Excerpted records:
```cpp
template <class C, int OUT, bool RAG = false, bool SEAM = false, bool INTERIOR = false>
ZJ_DEV void color_copyout(const Params& p, const TileId t, const int tid , char* lds, const int round, const int hw_wave = -1)
{
    using LL = typename C::template L<GEN_PACKED>;
    static_assert(!INTERIOR || (!RAG && !SEAM && C::INTERIOR), "the interior form exists for the plain staged rounds");
    constexpr int PPI = C::PPI;
    const int P = RAG ? p.regular_px : p.mcu_x * 8 * (C::TWYB / C::TWC);
    const int x0 = t.tile * C::TWY;
    const int left = P - x0 > 0 ? (P - x0) / 16 : 0;
    const int nvg = left < C::NGRP ? left : C::NGRP;
    const uint32_t row_bytes = (uint32_t)p.out_pitch;
    uint8_t* const tile_out = t.out + (long long)t.strip * C::SH * row_bytes + (long long)(PPI == 4 ? 4 : 3) * x0;
    const int w = uniform(tid >> 6), L = tid & 63;
    const int item0 = 64 * w + round * C::NT;
    if (!INTERIOR && item0 >= C::NITEMS) return;
    const bool row_end_here = !RAG && x0 + 16 * nvg == P;
    const int never = (OUT == OUT_RGB && !p.plain && !p.zero_fill && row_end_here) ? 3 * nvg - 1 : -1;
    const int rows_left = p.height - t.strip * C::SH;
    const char* const ybase = lds + 16 * item0;
    const char* const xbase = lds + LL::X_OFF + C::XSTAGE * (hw_wave < 0 ? w : hw_wave) - 16 * C::INPL;
    const char* src[PPI];
    uint32_t off[PPI];
    int mm[PPI], cc[PPI];
    constexpr bool WHOLE_ROWS = C::NT % C::NGRP == 0;
    const int item_q = WHOLE_ROWS ? 64 * w : item0;
    const int row_shift = WHOLE_ROWS ? round * (C::NT / C::NGRP) : 0;
#pragma unroll
    for (int j = 0; j < PPI; j++) {
        src[j] = (j == 0 && L < C::INPL ? ybase : xbase) + 16 * (64 * j + L);
        const int Q = PPI * item_q + 64 * j + L;
        const int m0 = (int)(((uint32_t)Q * (uint32_t)C::PPR_MAGIC) >> 20);
        cc[j] = Q - m0 * C::PIECES_PER_ROW;
        mm[j] = m0 + row_shift;
        off[j] = (uint32_t)mul24(m0, (int32_t)row_bytes) + 16u * (uint32_t)cc[j] + (uint32_t)row_shift * row_bytes;
    }
    const bool plain_round = INTERIOR || (nvg == C::NGRP && rows_left >= C::SH && never < 0 && item0 + 64 <= C::NITEMS);
    static_assert(!(SEAM && RAG), "the seam form serves aligned widths");
    uint32_t la0 = 0, lrho = 0, segb = 0;
    if (SEAM) { la0 = (uint32_t)reinterpret_cast<uintptr_t>(tile_out) & 127u; lrho = row_bytes & 127u; segb = 16u * (uint32_t)(PPI * nvg); }
    const bool seams = SEAM && (la0 | lrho) != 0;
    auto shared_line = [&](const int j) {
        const uint32_t A = (la0 + (uint32_t)mm[j] * lrho) & 127u, ls = (A + 16u * (uint32_t)cc[j]) & ~127u;
        return ls < A || ls + 128u > A + segb;
    };
    if (RAG) {
        const uint32_t a0 = (uint32_t)reinterpret_cast<uintptr_t>(tile_out) & 3u, rho = row_bytes & 3u;
        if ((a0 | rho) != 0) {
            ZJ_NO_IF_CONVERT();
#pragma unroll
            for (int j = 0; j < PPI; j++) {
                const bool ok = plain_round || (PPI * item0 + 64 * j + L < PPI * C::NITEMS && cc[j] < PPI * nvg && mm[j] < rows_left);
                const bool last = cc[j] == PPI * nvg - 1;
                const uint32_t delta = (4u - ((a0 + (uint32_t)mm[j] * rho) & 3u)) & 3u;
                const U4 v = *reinterpret_cast<const U4*>(src[j]);
                const int qn = 64 * j + L + 1;
                const char* const src2 = last ? src[j] : (qn < C::INPL ? ybase : xbase) + 16 * qn;
                const uint32_t nx = *reinterpret_cast<const uint32_t*>(src2);
                U4 o;
                o.x = alignbyte(v.y, v.x, delta); o.y = alignbyte(v.z, v.y, delta);
                o.z = alignbyte(v.w, v.z, delta); o.w = alignbyte(nx, v.w, delta);
                uint8_t* const dst = tile_out + off[j];
                if (ok) {
                    if (!last) store16(dst + delta, o, true);
                    else {
                        uint32_t* const d32 = reinterpret_cast<uint32_t*>(dst + delta);
                        d32[0] = o.x; d32[1] = o.y; d32[2] = o.z;
                        if (delta == 0) d32[3] = o.w;
                        else for (uint32_t b = 0; b < 4u - delta; b++) dst[delta + 12 + b] = (uint8_t)(o.w >> (8 * b));
// ... 214 lines not shown
```

### zune-jpeg_amd/csrc/zj_kernels.hip

```cpp
#include <hip/hip_runtime.h>
#include <atomic>
#include <stdio.h>

#include "zj_device.h"
#include "zj_launch.h"

#ifndef ZJ_WAVES_PER_SIMD
#define ZJ_WAVES_PER_SIMD 5
#endif
#ifndef ZJ_WAVES_PER_SIMD_PACKED
#define ZJ_WAVES_PER_SIMD_PACKED 6
#endif

namespace zj {

#ifndef ZJ_PRIO
#define ZJ_PRIO 1
#endif
#define ZJ_SETPRIO(bit, level) do { if (ZJ_PRIO & (bit)) __builtin_amdgcn_s_setprio(level); } while (0)

template <class C, int HS, int VS, int OUT, bool FAST, bool RAG = false>
__device__ __forceinline__ void tile_wide(const Params& p, const TileId t, const int tid, char* lds)
{
    ZJ_SETPRIO(1, 3);
    const BlockLoc L = locate<C, GEN_WIDE>(p, t, tid, lds);
    U4 raw[8];
    load_block(L, raw, ZJ_PDBG(p));
    ZJ_SETPRIO(1, 0);
    phase_setup<C, HS, VS, GEN_WIDE>(p, tid, lds);
    __syncthreads();
    finish_block<C, GEN_WIDE, false>(L, raw, lds, ZJ_PDBG(p), p.clamp_dc);
    __syncthreads();
    ZJ_SETPRIO(2, 2);
    phase_color<C, HS, VS, OUT, GEN_WIDE, FAST, false, RAG>(p, t, tid, lds);
}

template <class C, int HS, int VS, int OUT>
__device__ __forceinline__ void interior_rounds(const Params& p, const TileId t, const int tid, char* lds)
{
    static_assert(C::ROUND_ROT == 0, "full rounds: the logical thread numbering is the hardware's");
    __builtin_assume(tid >= 0 && tid < C::NT);
#pragma unroll
    for (int round = 0; round * C::NT < C::NITEMS; round++) {
        ItemOut io;
        phase_color<C, HS, VS, OUT, GEN_PACKED, true, true, false, true>(p, t, tid, lds, round, &io);
        if (round == 0 && ZJ_ABL(ZJ_PDBG(p), 128)) { ZJ_USE(io.s0.x ^ io.s0.y ^ io.s0.z ^ io.s0.w ^ io.s1.x ^ io.s1.y ^ io.s1.z ^ io.s1.w ^ io.s2.x ^ io.s2.y ^ io.s2.z ^ io.s2.w); return; }
        stage_item<C, true>(io, tid, lds, round);
        ZJ_WAVE_FENCE();
        color_copyout<C, OUT, false, false, true>(p, t, tid, lds, round);
        ZJ_WAVE_FENCE();
        if (round == 0 && ZJ_ABL(ZJ_PDBG(p), 256)) return;
    }
}

__device__ __forceinline__ void stagger_start(const Params& p, const int bid)
{
    if (p.stagger_delay <= 0 || bid >= p.stagger_wgs) return;
    const Magic g = {p.stagger_magic, p.stagger_shift};
    const int k = (int)magic_div((uint32_t)bid, g);
    const int n = k * p.stagger_delay;
    for (int i = 0; i < n; i++) __builtin_amdgcn_s_sleep(2);
}

#ifndef ZJ_ASSUME_NO_HALO
#define ZJ_ASSUME_NO_HALO 1
#endif
#ifndef ZJ_PIN_ARGS
#define ZJ_PIN_ARGS 1
#endif
__device__ __forceinline__ void pin_head(const Params& p)
{
    if (!ZJ_PIN_ARGS) return;
    asm volatile("; kernel arguments 0x00-0x87 are resident"
                 :: "s"(p.y), "s"(p.cb), "s"(p.cr), "s"(p.out), "s"(p.y_frame_stride), "s"(p.c_frame_stride), "s"(p.out_frame_stride),
                    "s"(p.width), "s"(p.height), "s"(p.mcu_x), "s"(p.n_strips), "s"(p.tiles_per_row), "s"(p.regular_px), "s"(p.zero_fill),
                    "s"(p.total_tiles), "s"(p.tpr_magic), "s"(p.tpr_shift), "s"(p.ns_magic), "s"(p.ns_shift), "s"(p.stagger_wgs),
                    "s"(p.stagger_delay), "s"(p.stagger_magic), "s"(p.stagger_shift), "s"(p.plain), "s"(p.out_pitch));
}

template <int HS, int VS, int OUT, int GEN, bool FAST, bool TS, bool RAG, bool SEAM = false>
__device__ __forceinline__ void fused_body(const Params& p, char* lds)
{
    using C = Cfg<HS, VS, OUT>;
    pin_head(p);
    const TileId t = decode_tile(p, (int)blockIdx.x);
#ifndef ZJ_ROTATE
#define ZJ_ROTATE 0
#endif
#ifndef ZJ_ROLE_SHIFT
#define ZJ_ROLE_SHIFT 0
#endif
    int tid = (int)threadIdx.x;
    if ((ZJ_ROTATE || ZJ_ROLE_SHIFT) && C::NW > 1) {
        const unsigned b = blockIdx.x;
        const int rot = ZJ_ROTATE ? (int)((b ^ (b >> 3) ^ (b >> 8)) % (unsigned)C::NW) : ZJ_ROLE_SHIFT % C::NW;
        tid += 64 * rot;
        if ((C::NT & (C::NT - 1)) == 0) tid &= C::NT - 1; else if (tid >= C::NT) tid -= C::NT;
        __builtin_assume(tid >= 0 && tid < C::NT);
    }
    stagger_start(p, (int)blockIdx.x);
    if (GEN == GEN_WIDE) { tile_wide<C, HS, VS, OUT, FAST, RAG>(p, t, tid, lds); return; }
    constexpr bool NEED_Y16 = OUT == OUT_RGB || OUT == OUT_RGBA || OUT == OUT_RGB_CHW;
    ZJ_SETPRIO(1, 3);
    const bool halo_wave = C::HALO_PURE && (__builtin_amdgcn_readfirstlane(tid) >> 6) == C::HALO_T0 / 64;
    if (halo_wave) {
        HaloLane H = halo_locate<C>(p, t, tid - C::HALO_T0, lds);
        int32_t hs8[8];
        halo_load(H, hs8);
        ZJ_SETPRIO(1, 0);
        phase_setup<C, HS, VS, GEN_PACKED>(p, tid, lds);
        if (ZJ_ABL(ZJ_PDBG(p), 32)) return;
        __syncthreads();
        halo_pass1<C>(H, hs8, lds);
        ZJ_WAVE_FENCE();
        halo_pass2<C>(H, lds, p.clamp_dc);
        ZJ_WAVE_FENCE();
        halo_filter<C, HS, VS>(p, t, tid - C::HALO_T0, lds);
    } else {
        if (ZJ_ASSUME_NO_HALO && C::HALO_PURE && C::NT == C::HALO_T0 + 64) __builtin_assume(tid < C::HALO_T0);
        const BlockLoc L = locate<C, GEN_PACKED>(p, t, tid, lds);
        U4 raw[8];
        load_block(L, raw, ZJ_PDBG(p));
        ZJ_SETPRIO(1, 0);
        phase_setup<C, HS, VS, GEN_PACKED>(p, tid, lds);
        if (ZJ_ABL(ZJ_PDBG(p), 32)) return;
        __syncthreads();
        finish_block<C, GEN_PACKED, NEED_Y16>(L, raw, lds, ZJ_PDBG(p), p.clamp_dc);
    }
    __builtin_amdgcn_s_waitcnt(0x0f70);
    if (ZJ_ABL(ZJ_PDBG(p), 64)) return;
    __syncthreads();
    const bool redo = (NEED_Y16 || C::CBYTE) && __builtin_amdgcn_readfirstlane((int)*lds_flag<C>(lds)) != 0;
    if (redo) {
        __syncthreads();
        tile_wide<C, HS, VS, OUT, FAST, RAG>(p, t, tid, lds);
    } else if (TS) {
        ZJ_SETPRIO(2, 2);
        __builtin_amdgcn_s_waitcnt(0x0f70);
        constexpr bool INTERIOR = C::INTERIOR && FAST && !RAG && !SEAM;
        if constexpr (INTERIOR) {
            if (interior_tile<C>(p, t)) { interior_rounds<C, HS, VS, OUT>(p, t, tid, lds); return; }
        }
#pragma unroll
        for (int round = 0; round * C::NT < C::NITEMS; round++) {
            ItemOut io;
            const int hw = C::ROUND_ROT ? uniform(tid >> 6) : -1, ltid = round_tid<C>(tid, round);
            phase_color<C, HS, VS, OUT, GEN_PACKED, FAST, true, RAG>(p, t, ltid, lds, round, &io);
            if (round == 0 && ZJ_ABL(ZJ_PDBG(p), 128)) { ZJ_USE(io.s0.x ^ io.s0.y ^ io.s0.z ^ io.s0.w ^ io.s1.x ^ io.s1.y ^ io.s1.z ^ io.s1.w ^ io.s2.x ^ io.s2.y ^ io.s2.z ^ io.s2.w); return; }
            stage_item<C>(io, ltid, lds, round, hw);
            ZJ_WAVE_FENCE();
            color_copyout<C, OUT, RAG, SEAM>(p, t, ltid, lds, round, hw);
            ZJ_WAVE_FENCE();
            if (round == 0 && ZJ_ABL(ZJ_PDBG(p), 256)) return;
        }
    } else {
        ZJ_SETPRIO(2, 2);
        __builtin_amdgcn_s_waitcnt(0x0f70);
        phase_color<C, HS, VS, OUT, GEN_PACKED, FAST, false, RAG>(p, t, tid, lds);
    }
}

template <int HS, int VS, int OUT, int GEN, bool FAST, bool TS>
__global__ __launch_bounds__((Cfg<HS, VS, OUT>::NT), (GEN == GEN_PACKED ? ZJ_WAVES_PER_SIMD_PACKED : ZJ_WAVES_PER_SIMD)) void zj_fused_kernel(const Params p)
{
    using C = Cfg<HS, VS, OUT>;
    __shared__ __attribute__((aligned(16))) char lds[GEN == GEN_PACKED ? C::LDS_PACKED : C::LDS_WIDE];
    fused_body<HS, VS, OUT, GEN, FAST, TS, false>(p, lds);
}

template <int HS, int VS, int OUT>
__global__ __launch_bounds__((Cfg<HS, VS, OUT>::NT), ZJ_WAVES_PER_SIMD_PACKED) void zj_fused_seam_kernel(const Params p)
{
    using C = Cfg<HS, VS, OUT>;
    __shared__ __attribute__((aligned(16))) char lds[C::LDS_PACKED];
    fused_body<HS, VS, OUT, GEN_PACKED, true, C::TSCAP, false, C::TSCAP>(p, lds);
}

#ifndef ZJ_WAVES_PER_SIMD_RAG
#define ZJ_WAVES_PER_SIMD_RAG ZJ_WAVES_PER_SIMD_PACKED
#endif
template <int HS, int VS, int OUT, bool TS>
__global__ __launch_bounds__((Cfg<HS, VS, OUT>::NT), ZJ_WAVES_PER_SIMD_RAG) void zj_fused_ragged_kernel(const Params p)
{
    using C = Cfg<HS, VS, OUT>;
    __shared__ __attribute__((aligned(16))) char lds[C::LDS_PACKED];
    fused_body<HS, VS, OUT, GEN_PACKED, true, TS, true>(p, lds);
}

__global__ __launch_bounds__(256) void zj_zero_rows_kernel(const ZeroRows z)
{
    const int fr = (int)blockIdx.y / z.nr, r = (int)blockIdx.y - fr * z.nr;
    uint8_t* const base = (z.out ? z.out + (long long)fr * z.frame_stride : ZJ_GLOBAL_PTR(uint8_t, z.fptr[fr])) + z.off[r];
    const unsigned long long len = z.len[r], begin = (unsigned long long)blockIdx.x * 16384ull;
    if (begin >= len) return;
// ... 268 lines not shown
```

Before: 965,700.

## Add SAD-based block classifier, row-wise interior copyout, and first-tile interior path

Three changes. A new block classifier reuses the SAD sums it already computes to detect DC-only blocks, replacing the separate OR-reduction over all coefficients. The interior copyout now writes whole rows per wave with a fixed per-lane address formula instead of the general edge-aware path. Tiles in the first column now take the interior round path with a simplified left-edge fix, so fewer tiles fall back to the generic edge handling. Together these aim to cut ALU and branch work in the fast path, at the cost of more template specialisations and code size.

```diff
diff --git a/zune-jpeg_amd/csrc/zj_device.h b/zune-jpeg_amd/csrc/zj_device.h
--- a/zune-jpeg_amd/csrc/zj_device.h
+++ b/zune-jpeg_amd/csrc/zj_device.h
@@ -47,6 +47,16 @@
 #endif
 #ifndef ZJ_INTERIOR
 #define ZJ_INTERIOR 1
+#endif
+
+#ifndef ZJ_CLS_SAD
+#define ZJ_CLS_SAD 1
+#endif
+#ifndef ZJ_COPY_ROWS
+#define ZJ_COPY_ROWS 1
+#endif
+#ifndef ZJ_FIRST
+#define ZJ_FIRST 1
 #endif
 
 ZJ_DEV uint32_t as_u32(u16x2 v) { uint32_t r; __builtin_memcpy(&r, &v, 4); return r; }
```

Exercise instructions:
From the records above, copy each line in which the string "void" occurs.

Exercise output:
ZJ_DEV void color_copyout(const Params& p, const TileId t, const int tid , char* lds, const int round, const int hw_wave = -1)
__device__ __forceinline__ void tile_wide(const Params& p, const TileId t, const int tid, char* lds)
__device__ __forceinline__ void interior_rounds(const Params& p, const TileId t, const int tid, char* lds)
__device__ __forceinline__ void stagger_start(const Params& p, const int bid)
__device__ __forceinline__ void pin_head(const Params& p)
__device__ __forceinline__ void fused_body(const Params& p, char* lds)
__global__ __launch_bounds__((Cfg<HS, VS, OUT>::NT), (GEN == GEN_PACKED ? ZJ_WAVES_PER_SIMD_PACKED : ZJ_WAVES_PER_SIMD)) void zj_fused_kernel(const Params p)
__global__ __launch_bounds__((Cfg<HS, VS, OUT>::NT), ZJ_WAVES_PER_SIMD_PACKED) void zj_fused_seam_kernel(const Params p)
__global__ __launch_bounds__((Cfg<HS, VS, OUT>::NT), ZJ_WAVES_PER_SIMD_RAG) void zj_fused_ragged_kernel(const Params p)
__global__ __launch_bounds__(256) void zj_zero_rows_kernel(const ZeroRows z)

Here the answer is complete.